The longer the TV wheelbase, the easier it is to handle the rig. So I'd recommend the Suburban. It should handle the 21RS fine.

But if you think a TT upgrade may be in the near future, you might want to investigate a 3/4 ton Suburban with a larger engine. It will be more expensive initially, but less expensive in the long run if you have to upgrade the TV to fit a new TT in just a few years.

Just my $.02 worth of logic and experience.

Mike


----------



## GarethsDad (Apr 4, 2007)

The tahoe only comes in a 1/2 ton so I'd go with the suburban only for the longer wheelbase. You can get a 3/4 ton sub and it will tow a bigger TT just check on the rear gear ratio. Both would be a step up on the trailblazer. James


----------



## battalionchief3 (Jun 27, 2006)

Suburban, 3/4 ton......learn from our mistakes.


----------



## FlashG (Jun 23, 2007)

I have the Tahoe and a 26 foot OB.

Actually the Tahoe does pretty well except in crosswinds. ( I dont have my feng shui control hooked up







)

The new generation 5.3's have spunk. While the Tahoe may not be ideal tow vehicle - the Tahoe should handle a 21 footer well. Tahoes are great daily drivers.

Mine own thou humble opin'


----------



## Ghosty (Jan 17, 2005)

Suburban!


----------



## RizFam (Feb 25, 2006)

battalionchief3 said:


> Suburban, 3/4 ton


X 2! Go with the bigger TV.

Tami


----------



## mike (Dec 17, 2006)

if cost is an issue, and not upgrading the tt; our durango pulls our 23 rs pretty good.


----------



## Oregon_Camper (Sep 13, 2004)

We upgraded from a Expedition and went straight to the 3/4 ton Suburban. This TV tows my 28RSS with ease up and over the PNW Mtn passes.

See if she can find a 2004 3/4 ton with Quadrasteer....she will be able to steer/park that Suburban better then someone in a car....REALLY!!


----------



## Justman (Jul 22, 2006)

Go with the 3/4 ton suburban. Like others have said, please learn from my mistake. If I had the $$$$$$$$$ that it takes to buy a new one, I'd already have one sitting in the driveway. Alas, nobody has felt the need recently to drive by and drop a load of dough on me...


----------



## Oregon_Camper (Sep 13, 2004)

Justman said:


> Go with the 3/4 ton suburban. Like others have said, please learn from my mistake. If I had the $$$$$$$$$ that it takes to buy a new one, I'd already have one sitting in the driveway. Alas, nobody has felt the need recently to drive by and drop a load of dough on me...
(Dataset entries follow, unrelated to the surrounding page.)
@@ -1018,27 +1297,37 @@
 
 AttnBwdRoute attn_bwd_select(const AttnKnobs& knobs, int64_t B, int64_t H,
                              int64_t S, int64_t D) {
-  AttnBwdRoute r{false, false, false, false};
+  AttnBwdRoute r{false, false, false, false, false};
   r.v1 = D != 128 || knobs.force_v1;
   if (r.v1) return r;
   const int64_t spad_est = (S + QT2 - 1) / QT2 * QT2;
   const int64_t pmul = knobs.pstore ? 4 : 2;
   const int64_t ds_bytes = B * H * S * spad_est * pmul;
   r.recompute = knobs.dq_recompute || ds_bytes > knobs.max_ds_bytes;
+  r.split_dkdv = knobs.split_dkdv;
   if (r.recompute) return r;
   r.pstore = knobs.pstore;
   r.no_tr16 = knobs.no_tr16;
+  if (r.pstore || r.no_tr16) r.split_dkdv = false;
   return r;
 }
 
 void attn_bwd_v2_all(torch::Tensor dout, torch::Tensor q, torch::Tensor k,
                      torch::Tensor v, torch::Tensor lse, torch::Tensor delta,
                      torch::Tensor dq, torch::Tensor dk, torch::Tensor dv,
-                     bool causal, double scale, const AttnBwdRoute& route) {
+                     bool causal, double scale, const AttnBwdRoute& route,
+                     bool skip_dq) {
   TORCH_CHECK(!route.v1, "attn_bwd_v2_all: the v1 route is attn_bwd's");
   if (route.recompute) {
-    attn_bwd_dq_v2(dout, q, k, v, lse, delta, dq, causal, scale);
-    attn_bwd_dkdv_v2(dout, q, k, v, lse, delta, dk, dv, causal, scale);
+    if (!skip_dq) attn_bwd_dq_v2(dout, q, k, v, lse, delta, dq, causal, scale);
+    if (route.two_pass()) {
+      attn_bwd_dkdv_v2(dout, q, k, v, lse, delta, dk, dv, causal, scale);
+    } else {
+      TORCH_CHECK(q.size(3) == 128);
+      launch_dkdv_fused(dout, q, k, v, lse, delta, dk, dv, nullptr, 0, causal,
+                        scale);
+      HIP_CHECK_LAST();
+    }
     return;
   }
   const int B = q.size(0), H = q.size(1), S = q.size(2), D = q.size(3);
@@ -1060,7 +1349,10 @@
     pwt = torch::empty({(long)B * H, spad, spad}, q.options());
     pw = (unsigned short*)pwt.data_ptr();
   }
-  if (causal) {
+  if (!route.two_pass()) {
+    launch_dkdv_fused(dout, q, k, v, lse, delta, dk, dv, dsp, spad, causal,
+                      scale);
+  } else if (causal) {
     if (pw) L_KV2(true, true, dsp, spad, pw, 1, 2);
     else L_KV2(true, true, dsp, spad, nullptr, 0, 0);
   } else {
@@ -1068,6 +1360,10 @@
     else L_KV2(false, true, dsp, spad, nullptr, 0, 0);
   }
 #undef L_KV2
+  if (skip_dq) {
+    HIP_CHECK_LAST();
+    return;
+  }
   const bool no_tr16 = route.no_tr16;
 #define L_DQL(CC)                                                             \
   do {                                                                        \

Baker? Anyone here a baker?


----------



## Sayonara (Jul 23, 2007)

3/4T Suburban. She wont regret it. Unless she does not plan to tow very far and wont be upgrading TT's. Then the Tahoe would be a great TV.


----------



## Oregon_Camper (Sep 13, 2004)

Sayonara said:


> 3/4T Suburban. She wont regret it. Unless she does not plan to tow very far and wont be upgrading TT's. Then the Tahoe would be a great TV.


Nobody plans to upgrades their Outback...it just sorta happens.


----------



## Sayonara (Jul 23, 2007)

Oregon_Camper said:


> 3/4T Suburban. She wont regret it. Unless she does not plan to tow very far and wont be upgrading TT's. Then the Tahoe would be a great TV.
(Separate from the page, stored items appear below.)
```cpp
extern "C" int dmm_match_forward_ws(const void *masks_p, const void *masks_t, int mask_dtype, const float *feat_p,
                                    const float *feat_t, const float *score_p, int B, int N, int M, int HW, int D,
                                    int64_t sp_b, int64_t sp_n, int64_t st_b, int64_t st_m, const int32_t *n_valid,
                                    const int32_t *m_valid, float score_weight, int max_iter, int proj_iter, float lr,
                                    int is_test, float *full_outmask, float *match_score, float *det_score,
                                    float *sim_out, float *R_out, float *Rb_out, int32_t *iters_out, void *workspace,
                                    size_t workspace_bytes, int *ws_state, dmm_stream_t stream) {
    const bool tables_zero = ws_state && *ws_state == DMM_WS_TABLES_ZERO;
    if (ws_state) *ws_state = DMM_WS_UNKNOWN;
    bool go;
    int rc = dmm::one_call_check(B, N, M, HW, D, masks_p && masks_t && feat_p && feat_t && score_p && full_outmask &&
                                 match_score && det_score && workspace, &go);
    if (!go) return rc;
    if (!dmm::soft_planes(mask_dtype)) return DMM_ERR_BAD_ARG;
    const dmm::Workspace w = dmm::carve(workspace, B, N, M, D);
    if (workspace_bytes < w.bytes) return DMM_ERR_WORKSPACE;
    const dmm::SolveIn in{w.cosv, w.inter, w.area_p, w.area_t, score_p, B, N, M, n_valid, m_valid};
    const dmm::SolveOut out{dmm::or_ws(sim_out, w.sim), R_out, dmm::or_ws(Rb_out, w.Rb), match_score, det_score, iters_out,
                            nullptr};
    const dmm::RelaxParams prm{max_iter, proj_iter, lr};
    if (dmm::wide_shape(N, M)) {
        if (!w.wide || B > 65535) return DMM_ERR_UNSUPPORTED;
// ... 120 lines not shown
```

### dmm_net_amd/csrc/dmm_gemm.hip

```cpp
#include <hipblaslt/hipblaslt.h>

#include <initializer_list>
#include <map>
#include <mutex>
#include <tuple>
#include <vector>

#include "dmm_common.h"

namespace dmm {
namespace {

struct GemmPlan {
    hipblasLtMatmulDesc_t desc = nullptr;
    hipblasLtMatrixLayout_t a = nullptr, b = nullptr, c = nullptr, d = nullptr;
    hipblasLtMatmulAlgo_t algo;
    size_t workspace = 0;
    bool ok = false;
    std::vector<hipblasLtMatmulHeuristicResult_t> candidates;
};

constexpr int kTuneCandidates = 24, kTuneRuns = 8;

std::mutex g_mu;
std::map<int, hipblasLtHandle_t> g_handles;
hipblasLtHandle_t handle_of(int dev) {
    auto it = g_handles.find(dev);
    if (it != g_handles.end()) return it->second;
    hipblasLtHandle_t h = nullptr;
    if (hipblasLtCreate(&h) != HIPBLAS_STATUS_SUCCESS) return nullptr;
    g_handles[dev] = h;
    return h;
}
std::map<std::tuple<int, int64_t, int, int, int, int, int>, GemmPlan> g_plans;

void release_plan(GemmPlan &p) {
    if (p.desc) hipblasLtMatmulDescDestroy(p.desc);
    for (hipblasLtMatrixLayout_t l : {p.a, p.b, p.c, p.d})
        if (l) hipblasLtMatrixLayoutDestroy(l);
    p = GemmPlan();
}

#define DMM_LT_TRY(expr)                                    \
    do {                                                    \
        if ((expr) != HIPBLAS_STATUS_SUCCESS) return false; \
    } while (0)

bool build_plan(hipblasLtHandle_t g_handle, GemmPlan &p, int64_t rows, int cin, int cout, bool relu, bool residual, size_t ws_limit) {
    const hipDataType bf16 = HIP_R_16BF;
    DMM_LT_TRY(hipblasLtMatmulDescCreate(&p.desc, HIPBLAS_COMPUTE_32F, HIP_R_32F));
    const hipblasOperation_t op_n = HIPBLAS_OP_N;
    DMM_LT_TRY(hipblasLtMatmulDescSetAttribute(p.desc, HIPBLASLT_MATMUL_DESC_TRANSA, &op_n, sizeof(op_n)));
    DMM_LT_TRY(hipblasLtMatmulDescSetAttribute(p.desc, HIPBLASLT_MATMUL_DESC_TRANSB, &op_n, sizeof(op_n)));
    const hipblasLtEpilogue_t epi = relu ? HIPBLASLT_EPILOGUE_RELU_BIAS : HIPBLASLT_EPILOGUE_BIAS;
    DMM_LT_TRY(hipblasLtMatmulDescSetAttribute(p.desc, HIPBLASLT_MATMUL_DESC_EPILOGUE, &epi, sizeof(epi)));
    const int32_t bias_type = (int32_t)HIP_R_32F;
    DMM_LT_TRY(hipblasLtMatmulDescSetAttribute(p.desc, HIPBLASLT_MATMUL_DESC_BIAS_DATA_TYPE, &bias_type, sizeof(bias_type)));
    DMM_LT_TRY(hipblasLtMatrixLayoutCreate(&p.a, bf16, cout, cin, cout));
    DMM_LT_TRY(hipblasLtMatrixLayoutCreate(&p.b, bf16, cin, rows, cin));
    DMM_LT_TRY(hipblasLtMatrixLayoutCreate(&p.c, bf16, cout, rows, cout));
    DMM_LT_TRY(hipblasLtMatrixLayoutCreate(&p.d, bf16, cout, rows, cout));
    hipblasLtMatmulPreference_t pref = nullptr;
    DMM_LT_TRY(hipblasLtMatmulPreferenceCreate(&pref));
    const uint64_t ws = ws_limit;
    hipblasLtMatmulPreferenceSetAttribute(pref, HIPBLASLT_MATMUL_PREF_MAX_WORKSPACE_BYTES, &ws, sizeof(ws));
    const void *dummy = (const void *)0x1000;
    hipblasLtMatmulDescSetAttribute(p.desc, HIPBLASLT_MATMUL_DESC_BIAS_POINTER, &dummy, sizeof(dummy));
    const int want = [] {
        const int v = dmm::opt(DMM_OPT_GEMM_TUNE);
        return v < 1 ? 1 : (v > kTuneCandidates ? kTuneCandidates : v);
    }();
    hipblasLtMatmulHeuristicResult_t res[kTuneCandidates];
    int found = 0;
    const hipblasStatus_t st = hipblasLtMatmulAlgoGetHeuristic(g_handle, p.desc, p.a, p.b, residual ? p.c : p.d, p.d, pref,
                                                               want, res, &found);
    hipblasLtMatmulPreferenceDestroy(pref);
    if (st != HIPBLAS_STATUS_SUCCESS || found < 1) return false;
    p.algo = res[0].algo;
    p.workspace = res[0].workspaceSize;
    p.ok = true;
    for (int i = 0; i < found; ++i)
        if (res[i].state == HIPBLAS_STATUS_SUCCESS && res[i].workspaceSize <= ws_limit) p.candidates.push_back(res[i]);
    if (p.candidates.size() < 2) p.candidates.clear();
    return true;
}

void tune_plan(hipblasLtHandle_t g_handle, GemmPlan &p, const void *x, const void *w, const void *residual, void *y, void *workspace,
               size_t workspace_bytes, hipStream_t stream) {
    std::vector<hipblasLtMatmulHeuristicResult_t> cand;
    cand.swap(p.candidates);
    hipEvent_t e0 = nullptr, e1 = nullptr;
    if (hipEventCreate(&e0) != hipSuccess) return;
    if (hipEventCreate(&e1) != hipSuccess) { (void)hipEventDestroy(e0); return; }
    const float alpha = 1.0f, beta = residual ? 1.0f : 0.0f;
    float best = 0.0f;
    int best_i = -1;
    for (size_t i = 0; i < cand.size(); ++i) {
        bool ok = true;
        for (int r = 0; r < kTuneRuns + 1 && ok; ++r) {
            if (r == 1 && hipEventRecord(e0, stream) != hipSuccess) ok = false;
            ok = ok && hipblasLtMatmul(g_handle, p.desc, &alpha, w, p.a, x, p.b, &beta, residual ? residual : y,
                                       residual ? p.c : p.d, y, p.d, &cand[i].algo, workspace, workspace_bytes,
                                       stream) == HIPBLAS_STATUS_SUCCESS;
        }
        float ms = 0.0f;
        if (!ok || hipEventRecord(e1, stream) != hipSuccess || hipEventSynchronize(e1) != hipSuccess ||
            hipEventElapsedTime(&ms, e0, e1) != hipSuccess) {
            (void)hipGetLastError();
            continue;
        }
        if (best_i < 0 || ms < best) { best = ms; best_i = (int)i; }
    }
    (void)hipEventDestroy(e0);
    (void)hipEventDestroy(e1);
    if (best_i >= 0) {
        p.algo = cand[best_i].algo;
        p.workspace = cand[best_i].workspaceSize;
    }
}

}
}

extern "C" int dmm_conv1x1_bf16(const void *x, const void *w, const float *bias, const void *residual, int64_t rows,
                                int cin, int cout, int relu, void *y, void *workspace, size_t workspace_bytes,
                                dmm_stream_t stream) {
    if (rows < 0 || cin <= 0 || cout <= 0) return DMM_ERR_BAD_ARG;
    if (rows == 0) return DMM_OK;
    if (!x || !w || !bias || !y) return DMM_ERR_BAD_ARG;
    int dev = 0;
    DMM_HIP_TRY(hipGetDevice(&dev));
    const size_t avail = workspace ? workspace_bytes : 0;
    std::lock_guard<std::mutex> lk(dmm::g_mu);
    hipblasLtHandle_t handle = dmm::handle_of(dev);
    if (!handle) return DMM_ERR_LAUNCH;
    auto key = std::make_tuple(dev, rows, cin, cout, relu ? 1 : 0, residual ? 1 : 0, avail ? 1 : 0);
    auto it = dmm::g_plans.find(key);
    if (it == dmm::g_plans.end()) {
        dmm::GemmPlan p;
        if (!dmm::build_plan(handle, p, rows, cin, cout, relu != 0, residual != nullptr, avail)) p.ok = false;
        it = dmm::g_plans.emplace(key, p).first;
    }
    dmm::GemmPlan *plan = &it->second;
    if (plan->ok && plan->workspace > avail) {
        dmm::GemmPlan p;
        if (!dmm::build_plan(handle, p, rows, cin, cout, relu != 0, residual != nullptr, avail)) p.ok = false;
        if (p.ok && p.workspace > avail) p.ok = false;
        if (!p.ok) {
            dmm::release_plan(p);
            return DMM_ERR_UNSUPPORTED;
        }
        dmm::release_plan(*plan);
        *plan = p;
    }
    if (!plan->ok) return DMM_ERR_UNSUPPORTED;
    const void *bp = bias;
    if (hipblasLtMatmulDescSetAttribute(plan->desc, HIPBLASLT_MATMUL_DESC_BIAS_POINTER, &bp, sizeof(bp)) !=
        HIPBLAS_STATUS_SUCCESS)
        return DMM_ERR_LAUNCH;
    if (!plan->candidates.empty()) {
        hipStreamCaptureStatus cs = hipStreamCaptureStatusNone;
        if (hipStreamIsCapturing((hipStream_t)stream, &cs) == hipSuccess && cs == hipStreamCaptureStatusNone)
            dmm::tune_plan(handle, *plan, x, w, residual, y, workspace, workspace_bytes, (hipStream_t)stream);
        else
            (void)hipGetLastError();
    }
    const float alpha = 1.0f, beta = residual ? 1.0f : 0.0f;
    const hipblasStatus_t st =
        hipblasLtMatmul(handle, plan->desc, &alpha, w, plan->a, x, plan->b, &beta, residual ? residual : y,
                        residual ? plan->c : plan->d, y, plan->d, &plan->algo, workspace, workspace_bytes,
                        (hipStream_t)stream);
    if (st != HIPBLAS_STATUS_SUCCESS) {
        dmm::set_last_hip_error((int)st);
        return DMM_ERR_LAUNCH;
    }
    return DMM_OK;
}
```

Nobody plans to upgrades their Outback...it just sorta happens.








[/quote]
Good point! We cant wait for the RV show here. No _plans _for a change though... just looking.... ibut i heard thats how it happens.


----------



## Oregon_Camper (Sep 13, 2004)

Sayonara said:


> 3/4T Suburban. She wont regret it. Unless she does not plan to tow very far and wont be upgrading TT's. Then the Tahoe would be a great TV.


Nobody plans to upgrades their Outback...it just sorta happens.








[/quote]
Good point! We cant wait for the RV show here. No _plans _for a change though... just looking.... ibut i heard thats how it happens.
[/quote]

Might as well put a For Sale sign on your Outback if you're going to the RV show.


----------



## BoaterDan (Jul 1, 2005)

battalionchief3 said:


> Suburban, 3/4 ton......learn from our mistakes.


Uh... ditto.


----------



## Fanatical1 (Jan 9, 2006)

battalionchief3 said:


> Suburban, 3/4 ton......learn from our mistakes.


Uh......ditto







X2


----------



## BoaterDan (Jul 1, 2005)

BoaterDan said:


> Suburban, 3/4 ton......learn from our mistakes.


Uh... ditto.








[/quote]

I should qualify.

My 3/4 ton gets about 10mpg when NOT towing, so the TV upgrade is not always a no-brainer. My mom has a 19-foot fiberglass trailer and would never want a big rig no matter what TV she could afford.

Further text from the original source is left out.